Server setup

A rough overview of what I went through to get an R710 configured with bare metal Ubuntu Server and Microk8s.

Installation

This R710 is 11th generation, so the iDRAC is v6, very ancient. The virtual console does not run on Java 8 as support for for SSLv3 ended with update 31. So, I had to re-enable it by modifying {JRE_HOME}\lib\security\java.security and stubbing jdk.tls.disabledAlgorithms=SSLv3. I now will actually install/uninstall the JRE every time I need to use the iDRAC as leaving it around could be dangerous.

At the time of installation, I only had one of the four ethernet ports connected. This caused Ubuntu Server to stall on startup, waiting for the three unconnected networks. This can be remedied by informing Netplan the disconnected ports are optional:

sudo nano /etc/netplan/00-installer-config.yaml
network:
    ethernets:
        # ...
        eno2:
            dhcp4: true
            optional: true
        # ...

Updates

Drivers found here. Art of Server has an incredibly useful R710 series.

The basic flow was wget the update, chmod it for execution, apply update. I ran all of this from the top mounted KVM to avoid a severed SSH connection bricking an update.

wget https://dl.dell.com/FOLDER05012856M/1/BIOS_0F4YY_LN_6.6.0.BIN
chmod +x BIOS_0F4YY_LN_6.6.0.BIN
sudo ./BIOS_0F4YY_LN_6.6.0.BIN

Microk8s

I used this as a introductory guide. I then installed helm and kubectl and mapped them to the Microk8s directories.

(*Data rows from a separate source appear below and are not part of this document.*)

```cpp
int yolo_stem_wgrad(const float* img, const void* dy, int ldy, float* partial, void* dw, int dw_dtype, int N, int H, int W,
                    int OH, int OW, int Cout, int dtype, hipStream_t st) {
    if (!yolo_stem_conv_eligible(YOLO_F32, dtype, Cout) || ldy < Cout || (ldy & 7) || (reinterpret_cast<uintptr_t>(dy) & 15)) return YOLO_ERR_ARG;
    if (OH != (H - 1) / 2 + 1 || OW != (W - 1) / 2 + 1) return YOLO_ERR_ARG;
    int nslab = 0;
    const int rc = dtype == YOLO_BF16 ? launch_stem_wgrad<bf16_t>(img, dy, ldy, partial, N, H, W, OH, OW, Cout, &nslab, st)
                                      : launch_stem_wgrad<f16_t>(img, dy, ldy, partial, N, H, W, OH, OW, Cout, &nslab, st);
    if (rc) return rc;
    const int grid = (Cout * 27 + 7) / 8;
    switch (dw_dtype) {
        case YOLO_F32:  hipLaunchKernelGGL((k_stem_wgrad_reduce<float>), dim3(grid), dim3(256), 0, st, partial, nslab, Cout, (float*)dw); break;
        case YOLO_BF16: hipLaunchKernelGGL((k_stem_wgrad_reduce<bf16_t>), dim3(grid), dim3(256), 0, st, partial, nslab, Cout, (bf16_t*)dw); break;
        case YOLO_F16:  hipLaunchKernelGGL((k_stem_wgrad_reduce<f16_t>), dim3(grid), dim3(256), 0, st, partial, nslab, Cout, (f16_t*)dw); break;
        default: return YOLO_ERR_DTYPE;
    }
    return YOLO_LAUNCH_CHECK();
}

}
```

custom-yolo-implmentation_amd/src/hipops/functions.py:

```python
import contextlib
import os

import torch

from . import ops
from .lib import ACT_IDENTITY, ACT_SILU

_LOWP = (torch.bfloat16, torch.float16)


def compute_dtype(x, w):
    dev = x.device.type
    if torch.is_autocast_enabled(dev):
        return torch.get_autocast_dtype(dev)
    if w.dtype in _LOWP:
        return w.dtype
    return x.dtype if x.dtype in (torch.float32,) + _LOWP else torch.float32


def _as_nhwc(t, dtype):
    return t if (t.dtype == dtype and ops.is_nhwc(t)) else ops.to_nhwc(t, dtype)


def _f32(t):
# ... 251 lines not shown


def fanout(x, k):
    if k < 2 or not (torch.is_grad_enabled() and x.requires_grad):
        return (x,) * k
    return Fanout.apply(x, k)


def _on_fwd_stream(forward):
    def on_stream(ctx, *args):
        if FWD_STREAM is not None:
            with torch.cuda.stream(FWD_STREAM):
                return forward(ctx, *args)
        return forward(ctx, *args)
    return staticmethod(on_stream)


def _bn_act_grads(dout, y, saved, act, training, acc_b):
    scale, shift, mean, invstd, gamma = saved
    if training and acc_b is not None:
        return ops.bn_act_bwd_train(dout, y, scale, shift, mean, invstd, gamma, act, acc_b)
    if training:
        return ops.bn_act_bwd(dout, y, scale, shift, mean, invstd, gamma, act)
    return ops.bn_act_bwd_eval(dout, y, scale, shift, act), None, None


def _stem_grads(x, weight, dy, fused):
    def run(out=None):
        if fused:
            return ops.stem_wgrad(x, dy, weight.dtype, out)
        return ops.stem_unpack_wgrad(ops.conv_wgrad(x, dy, 1, 1, torch.float32), weight.dtype, out)
    lazy = x.is_cuda and LAZY_WGRAD_JOIN
    return _param_grad(x.device, weight.shape, weight.dtype, (x, dy), run) if lazy else run()


def _dw_grads(x, weight, dy, xshape, link, want_dx, want_dw):
    dx = dw = None
    if want_dx:
        dx = _fan_bwd(link, xshape, dy.dtype, lambda into: ops.dw_dgrad(dy, _f32(weight).reshape(-1, 9), acc_into=into))
    if want_dw:
        if weight.dtype == torch.float32 and x.is_cuda and LAZY_WGRAD_JOIN:
            dw = _param_grad(x.device, (x.shape[1], 1, 3, 3), torch.float32, (x, dy), lambda out: ops.dw_wgrad(x, dy, out=out))
        else:
            dw = ops.dw_wgrad(x, dy).to(weight.dtype)
    return dx, dw


def _dense_dgrad(weight, dy, xshape, k, stride, link):
    (n, cin, h, w), T = xshape, dy.dtype
    def run(acc_into, acc2=None):
        return ops.conv_dgrad(dy, ops.pack_weights(weight, k, stride, 1, T), cin, h, w, k, stride, acc_into=acc_into, acc2=acc2)
    if link is not None and link.chunk is not None and link.chunk.absorb(link, xshape, T, stride, run):
        return None
    return _fan_bwd(link, xshape, T, run, leaves=link is not None and link.fan)


def _dense_grads(x, weight, dy, xshape, k, stride, link, want_dx, want_dw):
    if want_dx and want_dw:
        return _wgrad_overlapped(x, dy, k, stride, weight.dtype, lambda: _dense_dgrad(weight, dy, xshape, k, stride, link))
    if want_dx:
        return _dense_dgrad(weight, dy, xshape, k, stride, link), None
    return None, (ops.conv_wgrad(x, dy, k, stride, weight.dtype) if want_dw else None)


class ConvBnAct(torch.autograd.Function):

# ... 22 lines not shown
            y = ops.dw_fwd(x, _f32(weight).reshape(cout, 9), acc_f)
        else:
            x = _as_nhwc(x, T)
            y = ops.conv_fwd(x, ops.pack_weights(weight, k, stride, 0, T), None, cout, k, stride, acc_f)
        rm, rv = bufs
        if res is not None:
            res = _as_nhwc(res, T)
        acc_b = None
        if training:
            if BnArena.current is not None and not deterministic:
                acc_b = BnArena.current.take(cout)
            if deterministic:
                mean, invstd, scale, shift = ops.bn_train_stats(y, gamma, beta, rm, rv, momentum, eps)
                out = ops.bn_act_fwd(y, scale, shift, act, res, out)
            else:
                out, mean, invstd, scale, shift = ops.bn_act_fwd_train(y, acc_f, gamma, beta, rm, rv, momentum, eps, act, res, out)
        else:
            mean = invstd = None
            scale, shift = ops.bn_eval_coeffs(gamma, beta, rm, rv, eps)
            out = ops.bn_act_fwd(y, scale, shift, act, res, out)
        saved = (scale, shift, mean, invstd, gamma)
        ctx.acc_b = acc_b
        ctx.cfg = (k, stride, depthwise, act, training, tuple(x.shape), res is not None, gamma.dtype, stem)
        ctx.stem_fused = stem_fused
        ctx.save_for_backward(x, weight, y, *saved)
        return _fresh(out)

    @staticmethod
    def backward(ctx, dout):
        k, stride, depthwise, act, training, xshape, has_res, gdtype, stem = ctx.cfg
        x, weight, y = ctx.saved_tensors[:3]
        T = y.dtype
        dout = _as_nhwc(dout, T)
        dy, dgamma, dbeta = _bn_act_grads(dout, y, ctx.saved_tensors[3:], act, training, ctx.acc_b)
        want_dx, want_dw = ctx.needs_input_grad[:2]
        link = ctx.res_link if not has_res else None
        if stem:
            dx, dw = None, (_stem_grads(x, weight, dy, ctx.stem_fused) if want_dw else None)
        elif depthwise:
            dx, dw = _dw_grads(x, weight, dy, xshape, link if (link is not None and link.fan) else None, want_dx, want_dw)
        else:
            dx, dw = _dense_grads(x, weight, dy, xshape, k, stride, link, want_dx, want_dw)
        if dgamma is None or not ctx.needs_input_grad[2]:
            dgamma = dbeta = None
        dres = dout if (has_res and ctx.needs_input_grad[4]) else None
        if has_res and ctx.res_link is not None and not ctx.res_link.fan:
            ctx.res_link.leave(dres)
        return dx, dw, dgamma, dbeta, dres, None, None, None, None, None, None, None, None, None, None


class ConvBias(torch.autograd.Function):

    @_on_fwd_stream
    def forward(ctx, x, weight, bias, k, stride):
        T = compute_dtype(x, weight)
        x = _as_nhwc(x, T)
        cout = weight.shape[0]
        b32 = _f32(bias) if bias is not None else None
        y = ops.conv_fwd(x, ops.pack_weights(weight, k, stride, 0, T), b32, cout, k, stride)
        ctx.cfg = (k, stride, tuple(x.shape), None if bias is None else bias.dtype)
        ctx.save_for_backward(x, weight)
        return y

    @staticmethod
    def backward(ctx, dy):
        k, stride, xshape, bdtype = ctx.cfg
        x, weight = ctx.saved_tensors
        dy = _as_nhwc(dy, x.dtype)
        n, cin, h, w = xshape
        dx = dw = db = None
# ... 298 lines not shown
```

custom-yolo-implmentation_amd/src/hipops/ops.py:

```python
import os

import torch

from . import lib

ALGO = int(os.environ.get("YOLO_HIP_CONV_ALGO", "0"))

_DT = {torch.float32: lib.F32, torch.bfloat16: lib.BF16, torch.float16: lib.F16}


def dt(t):
    try:
        return _DT[t.dtype if isinstance(t, torch.Tensor) else t]
    except KeyError:
        raise RuntimeError(f"unsupported dtype {t}")


def _stream(t):
    if not t.is_cuda:
        raise RuntimeError("yolo_hip ops need tensors on the GPU: the product path has no CPU fallback "
                           "(the CPU oracle lives under oracle/ and is test infrastructure)")
    return _raw_stream(t.device.index)


# ... 285 lines not shown
    oh, ow = (h - 1) // 2 + 1, (w - 1) // 2 + 1
    col = new_nhwc(n, 32, oh, ow, dtype, img.device) if out is None else out
    assert tuple(col.shape) == (n, 32, oh, ow) and col.dtype == dtype and geom(col)[4] == 32
    lib.call("yolo_stem_im2col", _p(img), dt(img), _p(col), dt(dtype), n, h, w, oh, ow, _stream(img))
    return col


def stem_conv_eligible(img, dtype, cout):
    return img.dtype == torch.float32 and dtype in _DT and \
        bool(lib.query("yolo_stem_conv_eligible", dt(img), dt(dtype), cout))


def stem_conv_fwd(img, wp, cout, dtype, stats_acc=None, bias=None, act=0):
    img = img if img.is_contiguous() else img.contiguous()
    n, c, h, w = img.shape
    assert c == 3
    oh, ow = (h - 1) // 2 + 1, (w - 1) // 2 + 1
    y = new_nhwc(n, cout, oh, ow, dtype, img.device)
    lib.call("yolo_stem_conv_fwd", _p(img), _p(wp), _p(y), cout, _p(stats_acc), n, h, w, oh, ow, cout, _p(bias), act, dt(dtype),
             _stream(img))
    return y


def stem_wgrad(img, dy, w_dtype, out=None):
    n, _, h, w = img.shape
    _, cout, oh, ow, ldy = geom(dy)
    dw = torch.empty((cout, 3, 3, 3), dtype=w_dtype, device=img.device) if out is None else out
    assert dw.shape == (cout, 3, 3, 3) and dw.dtype == w_dtype and dw.is_contiguous() and img.is_contiguous()
    part = torch.empty(lib.query("yolo_stem_wgrad_slabs") * cout * 32, dtype=torch.float32, device=img.device)
    lib.call("yolo_stem_wgrad", _p(img), _p(dy), ldy, _p(part), _p(dw), dt(w_dtype), n, h, w, oh, ow, cout, dt(dy), _stream(img))
    return dw


def stem_pack_weights(w, dtype):
    w = w if w.is_contiguous() else w.contiguous()
    out = torch.empty(w.shape[0] * 32, dtype=dtype, device=w.device)
    lib.call("yolo_stem_pack_weights", _p(w), dt(w), w.shape[0], _p(out), dt(dtype), _stream(w))
    return out


def stem_unpack_wgrad(dw32, w_dtype, out=None):
    cout = dw32.shape[0]
    dw = torch.empty((cout, 3, 3, 3), dtype=w_dtype, device=dw32.device) if out is None else out
    assert dw.shape == (cout, 3, 3, 3) and dw.dtype == w_dtype and dw.is_contiguous()
    lib.call("yolo_stem_unpack_wgrad", _p(dw32), cout, _p(dw), dt(w_dtype), _stream(dw32))
    return dw


def dw_fwd(x, w9, stats_acc=None):
    n, c, h, w, ldx = geom(x)
    y = new_nhwc(n, c, h, w, x.dtype, x.device)
    if stats_acc is not None:
        rc = lib.query("yolo_dwconv3x3_fwd_stats", _p(x), ldx, _p(w9), _p(y), c, _p(stats_acc), n, h, w, c, dt(x), _stream(x))
        if rc == 0:
            return y
        if rc != 1:
            lib.status(rc, "yolo_dwconv3x3_fwd_stats")
    lib.call("yolo_dwconv3x3_fwd", _p(x), ldx, _p(w9), _p(y), c, n, h, w, c, dt(x), _stream(x))
    if stats_acc is not None:
        bn_stats_acc(y, stats_acc)
    return y


def dw_fwd_act(x, w9, bias, act):
    n, c, h, w, ldx = geom(x)
    y = new_nhwc(n, c, h, w, x.dtype, x.device)
# ... 408 lines not shown
```

include/yolo_hip.h:

```cpp
#ifndef YOLO_HIP_H
#define YOLO_HIP_H
#include <stddef.h>
#include <stdint.h>

#ifdef __cplusplus
extern "C" {
#endif

#ifndef __HIP__
typedef struct ihipStream_t* hipStream_t;
#endif

#define YOLO_F32 0
#define YOLO_BF16 1
#define YOLO_F16 2
#define YOLO_ERR_ARG 1001
#define YOLO_ERR_DTYPE 1002
#define YOLO_ACT_IDENTITY 0
#define YOLO_ACT_SILU 1

long yolo_abi_hash(void);

int yolo_memset0(void* p, size_t bytes, hipStream_t st);
int yolo_ncm_to_nhwc(const void* src, int src_dtype, long sn, long sc, long off, void* dst, int dst_dtype, int ld, int N, int C, int HW, hipStream_t st);
// ... 19 lines not shown
int yolo_adamw_step(const void* jobs_dev, int njobs, long nchunks, const double* hyper, float* step, const float* grad_scale, const float* found_inf, hipStream_t st);
int yolo_adamw_job_set_ema(void* jobs_host, int index, float* ema, double* ema_ctl);
int yolo_ema_lerp(const void* jobs_dev, int njobs, long nchunks, const double* ema_ctl, const float* skip_flag, hipStream_t st);
int yolo_adamw_amp_step(const void* jobs_dev, int njobs, long nchunks, const double* hyper, float* step, float* amp_state, int* growth_tracker, float growth_factor, float backoff_factor, int growth_interval, hipStream_t st);
int yolo_grad_sqnorm(const void* jobs_dev, int njobs, long nchunks, float* partials, float* found_inf, hipStream_t st);
int yolo_grad_clip_finalize(const float* partials, long nparts, float* clip_state, const float* grad_scale, hipStream_t st);
int yolo_adamw_clip_step(const void* jobs_dev, int njobs, long nchunks, const double* hyper, float* step, const float* grad_scale, const float* found_inf, const float* clip_state, hipStream_t st);
int yolo_amp_update_scale(float* amp_state, int* growth_tracker, float growth_factor, float backoff_factor, int growth_interval, hipStream_t st);
int yolo_sgd_step(const void* jobs_dev, int njobs, long nchunks, const double* hyper, float* step, const float* grad_scale, const float* found_inf, const float* clip_state, hipStream_t st);
int yolo_sgd_amp_step(const void* jobs_dev, int njobs, long nchunks, const double* hyper, float* step, float* amp_state, int* growth_tracker, float growth_factor, float backoff_factor, int growth_interval, hipStream_t st);
int yolo_copy_job_bytes();
int yolo_copy_job_fill(void* jobs_host, int index, const void* src, int src_dtype, void* dst, int dst_dtype, long n);
long yolo_copy_jobs_finalize(void* jobs_host, int njobs);
int yolo_multi_copy(const void* jobs_dev, int njobs, long nchunks, float scale, hipStream_t st);
int yolo_conv2d_fwd(const void* x, int ldx, const void* wp, const float* bias, void* y, int ldy, float* stats_acc, int N, int H, int W, int Cin, int OH, int OW, int Cout, int k, int stride, int dtype, int algo, hipStream_t st);
int yolo_conv2d_fwd_act(const void* x, int ldx, const void* wp, const float* bias, const void* res, int ldr, void* y, int ldy, int N, int H, int W, int Cin, int OH, int OW, int Cout, int k, int stride, int act, int dtype, hipStream_t st);
int yolo_conv2d_dgrad(const void* dy, int lddy, const void* wb, void* dx, int lddx, int N, int H, int W, int Cin, int OH, int OW, int Cout, int k, int stride, int accumulate, int dtype, int algo, hipStream_t st);
int yolo_conv2d_dgrad_acc2(const void* dy, int lddy, const void* wb, void* dx, int lddx, const void* acc2, int ld2, int N, int H, int W, int Cin, int OH, int OW, int Cout, int k, int stride, int dtype, int algo, hipStream_t st);
long yolo_conv2d_wgrad_ws_elems(const void* x, int ldx, const void* dy, int ldy, int N, int H, int W, int Cin, int OH, int OW, int Cout, int k, int stride, int dtype, int algo);
int yolo_conv2d_wgrad(const void* x, int ldx, const void* dy, int ldy, float* ws, void* dw_oihw, int dw_dtype, int N, int H, int W, int Cin, int OH, int OW, int Cout, int k, int stride, int dtype, int algo, hipStream_t st);
int yolo_conv_tune_set(int bn, int tap_inner, int halo, int dma, int ring, int bm, int nst, int bk);
int yolo_wgrad_tune_set(int to, int ti, int blocks, int min_per);
int yolo_wgrad_tune_pf(int pf);
int yolo_conv_wide_set(int on);
int yolo_conv2d_plan(int N, int H, int W, int Cin, int OH, int OW, int Cout, int k, int stride, int mode, int cls, int dtype);
long yolo_conv2d_wgrad_plan(int N, int H, int W, int Cin, int OH, int OW, int Cout, int k, int stride, int dtype);
int yolo_stem_im2col(const void* img, int img_dtype, void* col, int col_dtype, int N, int H, int W, int OH, int OW, hipStream_t st);
int yolo_stem_pack_weights(const void* w, int w_dtype, int Cout, void* out, int out_dtype, hipStream_t st);
int yolo_stem_unpack_wgrad(const float* dw32, int Cout, void* dw, int dw_dtype, hipStream_t st);
int yolo_stem_conv_eligible(int img_dtype, int dtype, int Cout);
int yolo_stem_conv_fwd(const float* img, const void* wp, void* y, int ldy, float* stats, int N, int H, int W, int OH, int OW, int Cout, const float* bias, int act, int dtype, hipStream_t st);
int yolo_stem_wgrad_slabs();
int yolo_stem_wgrad(const float* img, const void* dy, int ldy, float* partial, void* dw, int dw_dtype, int N, int H, int W, int OH, int OW, int Cout, int dtype, hipStream_t st);
int yolo_dwconv3x3_fwd(const void* x, int ldx, const float* w, void* y, int ldy, int N, int H, int W, int C, int dtype, hipStream_t st);
int yolo_dwconv3x3_fwd_stats(const void* x, int ldx, const float* w, void* y, int ldy, float* stats, int N, int H, int W, int C, int dtype, hipStream_t st);
int yolo_dwconv3x3_fwd_act(const void* x, int ldx, const float* w, const float* bias, void* y, int ldy, int N, int H, int W, int C, int act, int dtype, hipStream_t st);
int yolo_dwconv3x3_dgrad(const void* dy, int lddy, const float* w, void* dx, int lddx, int N, int H, int W, int C, int accumulate, int dtype, hipStream_t st);
int yolo_dw_wgrad_nslab(int N, int H);
int yolo_dwconv3x3_wgrad(const void* x, int ldx, const void* dy, int ldy, float* dw, float* partial, int N, int H, int W, int C, int dtype, hipStream_t st);
int yolo_dw_tune_set(int variant);
int yolo_dw_plan(int N, int H, int W, int C, int field);
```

sudo snap install kubectl --classic
sudo snap install helm --classic
sudo mkdir /var/snap/microk8s/current/bin
sudo ln -s /snap/bin/helm /var/snap/microk8s/current/bin/helm
microk8s.kubectl config view --raw > $HOME/.kube/config

I modified the default Kubernetes editor to be nano. Not a fan of vi.

nano ~/.bash_profile
export KUBE_EDITOR="nano"

I enabled many Microk8s add-ons that I knew I would be using:

sudo microk8s enable dashboard dns helm3 ingress storage

Dashboard

I enable and use the Kubernetes dashboard only when necessary by way of a restricted ingress:

apiVersion: networking.k8s.io/v1
kind: Ingress
metadata:
    name: dashboard
    annotations:
        nginx.ingress.kubernetes.io/backend-protocol: "HTTPS"
        nginx.ingress.kubernetes.io/configuration-snippet: |
            rewrite ^(/dashboard)$ $1/ redirect;
        nginx.ingress.kubernetes.io/force-ssl-redirect: "true"
        nginx.ingress.kubernetes.io/rewrite-target: /$2
        nginx.ingress.kubernetes.io/whitelist-source-range: 192.168.0.0/16
    namespace: kube-system
spec:
    rules:
      - http:
            paths:
              - path: /dashboard(/|$)(.*)
                pathType: Prefix
                backend:
                    service:
                        name: kubernetes-dashboard
                        port:
                            number: 443

TLS

I use cert-manager with letsencrypt. To install the CustomResourceDefinitions:

microk8s kubectl apply --validate=false -f https://github.com/jetstack/cert-manager/releases/download/v1.2.0/cert-manager.yaml

And then add a ClusterIssuer:

apiVersion: cert-manager.io/v1
kind: ClusterIssuer
metadata:
    name: letsencrypt
    namespace: cert-manager
spec:
    acme:
        server: https://acme-v02.api.letsencrypt.org/directory
        email: {email}
        privateKeySecretRef:
            name: letsencrypt
        solvers:
          - http01:
                ingress:
                    class: nginx

This requires configuring each ingress with the following annotations:

metadata:
    annotations:
        acme.cert-manager.io/http01-edit-in-place: "true"
        cert-manager.io/cluster-issuer: letsencrypt

Mistakes

  • At one point I decided I wanted to rename the server. Kubernetes proceeded to assume I had a two-node cluster and attempted to run both nodes on the same machine. The nodes did not agree with each other on anything and nothing worked. I opted to reinstall everything.
  • I accidentally used the same label and selector for all Deployment resources for this website. This causes very, very irregular network behavior and was extremely difficult to diagnose.
  • Because I am running on a bare metal single-node cluster, I set resource limits for all of my Deployments to be comically high. I neglected to set resource requests, causing my requests to match my limits. This caused my pods to begin to fail scheduling due to lack of available resources.
  • I installed the RAM modules in incorrect configurations multiple times. Eventually I just filled all slots. ECC memory is not cheap.
  • I have regularly neglected to appropriately back up my PersistentVolumeClaims resulting in many ugly restores.